__Work item__.
From the entries below, copy every line that holds the word "LeanKarg".

━━━━━ Extracted material

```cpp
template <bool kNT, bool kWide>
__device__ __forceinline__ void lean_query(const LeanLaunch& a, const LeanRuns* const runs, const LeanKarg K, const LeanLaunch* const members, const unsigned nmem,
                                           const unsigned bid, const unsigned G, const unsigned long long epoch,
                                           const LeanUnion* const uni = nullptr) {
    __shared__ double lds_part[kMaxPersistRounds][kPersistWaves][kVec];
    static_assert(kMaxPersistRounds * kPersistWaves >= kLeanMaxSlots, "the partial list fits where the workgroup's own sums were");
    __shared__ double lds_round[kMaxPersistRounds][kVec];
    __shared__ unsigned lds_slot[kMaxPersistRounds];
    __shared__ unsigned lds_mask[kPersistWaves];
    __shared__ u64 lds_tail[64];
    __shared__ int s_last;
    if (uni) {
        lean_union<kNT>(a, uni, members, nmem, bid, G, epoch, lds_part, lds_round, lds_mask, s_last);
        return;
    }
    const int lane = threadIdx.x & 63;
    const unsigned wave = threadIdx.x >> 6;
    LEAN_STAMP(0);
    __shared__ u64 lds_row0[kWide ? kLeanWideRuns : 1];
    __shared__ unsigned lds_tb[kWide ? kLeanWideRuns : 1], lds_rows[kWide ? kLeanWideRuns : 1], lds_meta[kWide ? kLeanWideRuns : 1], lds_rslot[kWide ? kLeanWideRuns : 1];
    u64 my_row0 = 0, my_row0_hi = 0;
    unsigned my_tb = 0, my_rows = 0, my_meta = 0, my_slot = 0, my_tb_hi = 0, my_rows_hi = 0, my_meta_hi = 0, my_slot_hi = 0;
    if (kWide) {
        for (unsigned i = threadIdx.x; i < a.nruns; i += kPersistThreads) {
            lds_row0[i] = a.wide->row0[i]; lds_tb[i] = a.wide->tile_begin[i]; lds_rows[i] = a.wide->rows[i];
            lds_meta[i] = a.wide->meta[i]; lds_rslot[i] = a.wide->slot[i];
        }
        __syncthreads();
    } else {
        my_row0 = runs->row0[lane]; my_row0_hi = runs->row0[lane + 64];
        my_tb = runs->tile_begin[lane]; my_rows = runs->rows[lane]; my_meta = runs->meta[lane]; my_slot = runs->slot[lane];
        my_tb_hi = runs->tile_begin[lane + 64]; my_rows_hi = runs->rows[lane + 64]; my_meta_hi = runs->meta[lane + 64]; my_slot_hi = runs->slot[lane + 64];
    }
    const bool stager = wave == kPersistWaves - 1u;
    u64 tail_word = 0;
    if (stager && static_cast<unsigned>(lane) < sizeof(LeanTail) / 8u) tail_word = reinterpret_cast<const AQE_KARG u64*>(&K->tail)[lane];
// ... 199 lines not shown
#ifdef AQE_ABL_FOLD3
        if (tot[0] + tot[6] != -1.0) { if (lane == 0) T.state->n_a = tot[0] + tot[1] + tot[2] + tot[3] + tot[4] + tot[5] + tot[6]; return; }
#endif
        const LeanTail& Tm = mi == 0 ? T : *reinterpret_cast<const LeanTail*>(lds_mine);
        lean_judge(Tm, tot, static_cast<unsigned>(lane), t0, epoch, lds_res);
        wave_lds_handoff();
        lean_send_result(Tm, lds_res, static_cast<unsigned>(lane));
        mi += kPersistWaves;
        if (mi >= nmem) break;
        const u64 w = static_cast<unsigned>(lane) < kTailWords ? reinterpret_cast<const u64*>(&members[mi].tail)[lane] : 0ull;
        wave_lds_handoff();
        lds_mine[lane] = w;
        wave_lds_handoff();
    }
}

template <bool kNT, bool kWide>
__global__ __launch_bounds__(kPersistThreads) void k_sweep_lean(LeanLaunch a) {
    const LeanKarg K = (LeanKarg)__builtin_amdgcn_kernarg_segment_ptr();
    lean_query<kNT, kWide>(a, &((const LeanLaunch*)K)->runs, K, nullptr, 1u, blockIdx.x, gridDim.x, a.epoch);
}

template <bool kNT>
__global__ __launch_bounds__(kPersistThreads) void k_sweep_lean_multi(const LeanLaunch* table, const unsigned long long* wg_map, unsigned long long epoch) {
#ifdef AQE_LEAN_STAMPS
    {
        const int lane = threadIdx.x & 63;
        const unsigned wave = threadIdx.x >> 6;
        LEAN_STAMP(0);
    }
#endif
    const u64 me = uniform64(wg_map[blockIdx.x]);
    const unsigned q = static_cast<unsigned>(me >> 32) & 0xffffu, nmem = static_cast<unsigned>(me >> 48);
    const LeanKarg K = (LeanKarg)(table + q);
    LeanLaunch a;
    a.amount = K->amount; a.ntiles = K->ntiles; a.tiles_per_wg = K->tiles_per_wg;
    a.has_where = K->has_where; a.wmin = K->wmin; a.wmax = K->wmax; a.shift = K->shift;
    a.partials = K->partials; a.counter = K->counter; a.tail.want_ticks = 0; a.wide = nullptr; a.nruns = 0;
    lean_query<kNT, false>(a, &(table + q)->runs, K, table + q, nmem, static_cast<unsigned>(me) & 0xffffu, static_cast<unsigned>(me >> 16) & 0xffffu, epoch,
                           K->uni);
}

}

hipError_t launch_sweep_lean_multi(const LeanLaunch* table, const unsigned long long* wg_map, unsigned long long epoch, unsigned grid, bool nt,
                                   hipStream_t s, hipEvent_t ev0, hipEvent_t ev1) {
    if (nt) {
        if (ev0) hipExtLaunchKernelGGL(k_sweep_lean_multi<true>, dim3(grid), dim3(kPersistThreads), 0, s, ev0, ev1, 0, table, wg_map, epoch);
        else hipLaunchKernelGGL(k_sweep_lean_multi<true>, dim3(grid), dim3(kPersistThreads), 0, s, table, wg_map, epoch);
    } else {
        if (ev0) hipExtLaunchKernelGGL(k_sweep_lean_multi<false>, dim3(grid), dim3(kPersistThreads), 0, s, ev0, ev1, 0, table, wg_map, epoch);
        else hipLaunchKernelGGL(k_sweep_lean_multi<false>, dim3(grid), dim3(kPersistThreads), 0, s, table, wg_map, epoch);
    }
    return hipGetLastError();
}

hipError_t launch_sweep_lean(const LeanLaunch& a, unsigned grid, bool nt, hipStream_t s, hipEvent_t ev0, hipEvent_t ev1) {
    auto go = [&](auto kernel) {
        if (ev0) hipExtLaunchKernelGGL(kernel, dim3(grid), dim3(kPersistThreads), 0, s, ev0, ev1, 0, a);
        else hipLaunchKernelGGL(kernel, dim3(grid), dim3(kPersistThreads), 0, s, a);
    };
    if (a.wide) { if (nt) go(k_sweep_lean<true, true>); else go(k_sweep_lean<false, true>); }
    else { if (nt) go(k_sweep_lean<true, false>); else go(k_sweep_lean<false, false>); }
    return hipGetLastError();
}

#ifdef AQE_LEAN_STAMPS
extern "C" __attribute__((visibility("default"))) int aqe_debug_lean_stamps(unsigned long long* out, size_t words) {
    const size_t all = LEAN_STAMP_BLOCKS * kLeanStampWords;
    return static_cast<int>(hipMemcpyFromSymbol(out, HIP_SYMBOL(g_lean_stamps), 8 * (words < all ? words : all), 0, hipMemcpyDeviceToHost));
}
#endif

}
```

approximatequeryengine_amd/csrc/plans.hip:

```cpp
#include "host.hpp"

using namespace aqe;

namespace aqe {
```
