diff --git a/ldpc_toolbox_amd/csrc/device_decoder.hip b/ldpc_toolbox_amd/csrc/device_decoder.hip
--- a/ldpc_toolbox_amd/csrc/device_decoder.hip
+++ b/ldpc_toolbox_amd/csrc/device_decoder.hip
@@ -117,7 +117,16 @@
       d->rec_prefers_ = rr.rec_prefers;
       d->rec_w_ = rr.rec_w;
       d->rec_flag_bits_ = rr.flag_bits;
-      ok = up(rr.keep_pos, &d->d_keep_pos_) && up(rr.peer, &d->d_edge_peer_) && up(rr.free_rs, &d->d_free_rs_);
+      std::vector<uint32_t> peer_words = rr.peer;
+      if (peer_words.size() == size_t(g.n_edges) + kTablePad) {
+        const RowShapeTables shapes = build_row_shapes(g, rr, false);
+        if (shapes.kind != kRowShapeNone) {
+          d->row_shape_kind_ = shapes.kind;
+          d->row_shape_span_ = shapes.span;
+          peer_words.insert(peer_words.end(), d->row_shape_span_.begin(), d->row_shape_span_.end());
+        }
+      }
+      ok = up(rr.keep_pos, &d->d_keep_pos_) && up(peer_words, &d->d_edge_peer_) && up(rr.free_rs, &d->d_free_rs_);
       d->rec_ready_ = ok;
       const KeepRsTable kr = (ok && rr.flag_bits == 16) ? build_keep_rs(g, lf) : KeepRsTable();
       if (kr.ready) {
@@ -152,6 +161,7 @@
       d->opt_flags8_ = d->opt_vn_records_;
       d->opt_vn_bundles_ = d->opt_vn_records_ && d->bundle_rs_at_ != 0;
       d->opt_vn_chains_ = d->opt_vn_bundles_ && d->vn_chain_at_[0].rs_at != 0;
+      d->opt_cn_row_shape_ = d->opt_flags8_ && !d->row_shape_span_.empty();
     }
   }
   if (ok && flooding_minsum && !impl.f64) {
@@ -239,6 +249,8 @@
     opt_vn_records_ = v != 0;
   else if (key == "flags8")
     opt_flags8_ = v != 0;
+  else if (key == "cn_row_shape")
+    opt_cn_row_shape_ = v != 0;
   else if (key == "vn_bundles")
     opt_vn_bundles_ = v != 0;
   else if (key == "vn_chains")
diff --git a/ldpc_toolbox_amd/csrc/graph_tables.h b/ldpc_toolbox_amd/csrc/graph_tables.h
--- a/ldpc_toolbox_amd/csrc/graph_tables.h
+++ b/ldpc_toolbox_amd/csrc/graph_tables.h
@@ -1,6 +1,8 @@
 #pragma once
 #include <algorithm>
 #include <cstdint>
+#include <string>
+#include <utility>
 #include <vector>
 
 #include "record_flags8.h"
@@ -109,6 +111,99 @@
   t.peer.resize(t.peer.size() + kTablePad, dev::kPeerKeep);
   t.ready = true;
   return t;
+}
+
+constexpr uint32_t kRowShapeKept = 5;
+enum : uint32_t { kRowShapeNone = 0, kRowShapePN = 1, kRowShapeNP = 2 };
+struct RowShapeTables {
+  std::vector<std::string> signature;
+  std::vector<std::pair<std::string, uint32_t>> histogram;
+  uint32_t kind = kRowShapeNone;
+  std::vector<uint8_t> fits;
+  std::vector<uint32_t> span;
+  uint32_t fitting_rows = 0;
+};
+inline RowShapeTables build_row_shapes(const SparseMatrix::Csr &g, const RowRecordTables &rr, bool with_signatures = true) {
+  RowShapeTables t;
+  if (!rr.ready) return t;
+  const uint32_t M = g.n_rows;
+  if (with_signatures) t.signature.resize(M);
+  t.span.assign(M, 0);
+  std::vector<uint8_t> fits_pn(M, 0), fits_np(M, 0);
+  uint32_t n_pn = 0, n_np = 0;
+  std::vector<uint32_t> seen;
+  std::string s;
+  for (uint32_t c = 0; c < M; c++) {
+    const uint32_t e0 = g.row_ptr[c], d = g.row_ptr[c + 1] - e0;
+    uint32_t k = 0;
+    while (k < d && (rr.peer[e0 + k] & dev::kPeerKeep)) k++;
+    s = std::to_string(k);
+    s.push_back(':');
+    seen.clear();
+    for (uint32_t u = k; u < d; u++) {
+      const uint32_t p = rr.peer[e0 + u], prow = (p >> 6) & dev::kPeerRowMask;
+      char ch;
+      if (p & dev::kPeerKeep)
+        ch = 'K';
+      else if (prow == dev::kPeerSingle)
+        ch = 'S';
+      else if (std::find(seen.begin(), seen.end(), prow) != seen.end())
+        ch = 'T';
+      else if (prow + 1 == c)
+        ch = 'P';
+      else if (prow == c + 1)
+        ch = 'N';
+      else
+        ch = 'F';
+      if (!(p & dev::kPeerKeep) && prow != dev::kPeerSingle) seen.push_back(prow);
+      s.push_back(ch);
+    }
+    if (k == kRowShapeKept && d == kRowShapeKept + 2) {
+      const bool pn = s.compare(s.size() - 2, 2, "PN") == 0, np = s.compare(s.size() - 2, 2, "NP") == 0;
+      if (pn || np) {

━━━━━━━━━━
━━━━━ Extracted material

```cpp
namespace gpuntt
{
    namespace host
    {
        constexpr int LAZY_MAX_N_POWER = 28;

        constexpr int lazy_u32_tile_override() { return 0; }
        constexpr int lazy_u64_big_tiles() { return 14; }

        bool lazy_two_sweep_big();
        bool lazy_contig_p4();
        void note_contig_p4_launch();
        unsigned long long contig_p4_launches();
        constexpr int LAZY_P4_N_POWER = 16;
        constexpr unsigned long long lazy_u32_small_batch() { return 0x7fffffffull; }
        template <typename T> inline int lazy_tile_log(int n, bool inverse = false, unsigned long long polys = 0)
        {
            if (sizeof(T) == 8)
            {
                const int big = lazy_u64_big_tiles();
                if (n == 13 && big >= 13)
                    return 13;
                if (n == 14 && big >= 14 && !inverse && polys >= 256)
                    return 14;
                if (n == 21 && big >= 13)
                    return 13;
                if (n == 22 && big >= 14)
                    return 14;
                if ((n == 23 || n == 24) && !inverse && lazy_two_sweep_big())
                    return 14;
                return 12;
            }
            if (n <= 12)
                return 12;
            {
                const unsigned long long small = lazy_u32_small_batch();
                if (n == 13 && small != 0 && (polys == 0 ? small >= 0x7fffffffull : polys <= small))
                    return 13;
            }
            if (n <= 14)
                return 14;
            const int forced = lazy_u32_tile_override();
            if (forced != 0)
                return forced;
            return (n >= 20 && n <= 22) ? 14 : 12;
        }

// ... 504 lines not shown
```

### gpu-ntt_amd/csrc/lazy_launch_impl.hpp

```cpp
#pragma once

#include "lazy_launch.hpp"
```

━━━━━━━━━━

__Written solution__.
__device__ __forceinline__ void lean_query(const LeanLaunch& a, const LeanRuns* const runs, const LeanKarg K, const LeanLaunch* const members, const unsigned nmem,
    const LeanKarg K = (LeanKarg)__builtin_amdgcn_kernarg_segment_ptr();
    const LeanKarg K = (LeanKarg)(table + q);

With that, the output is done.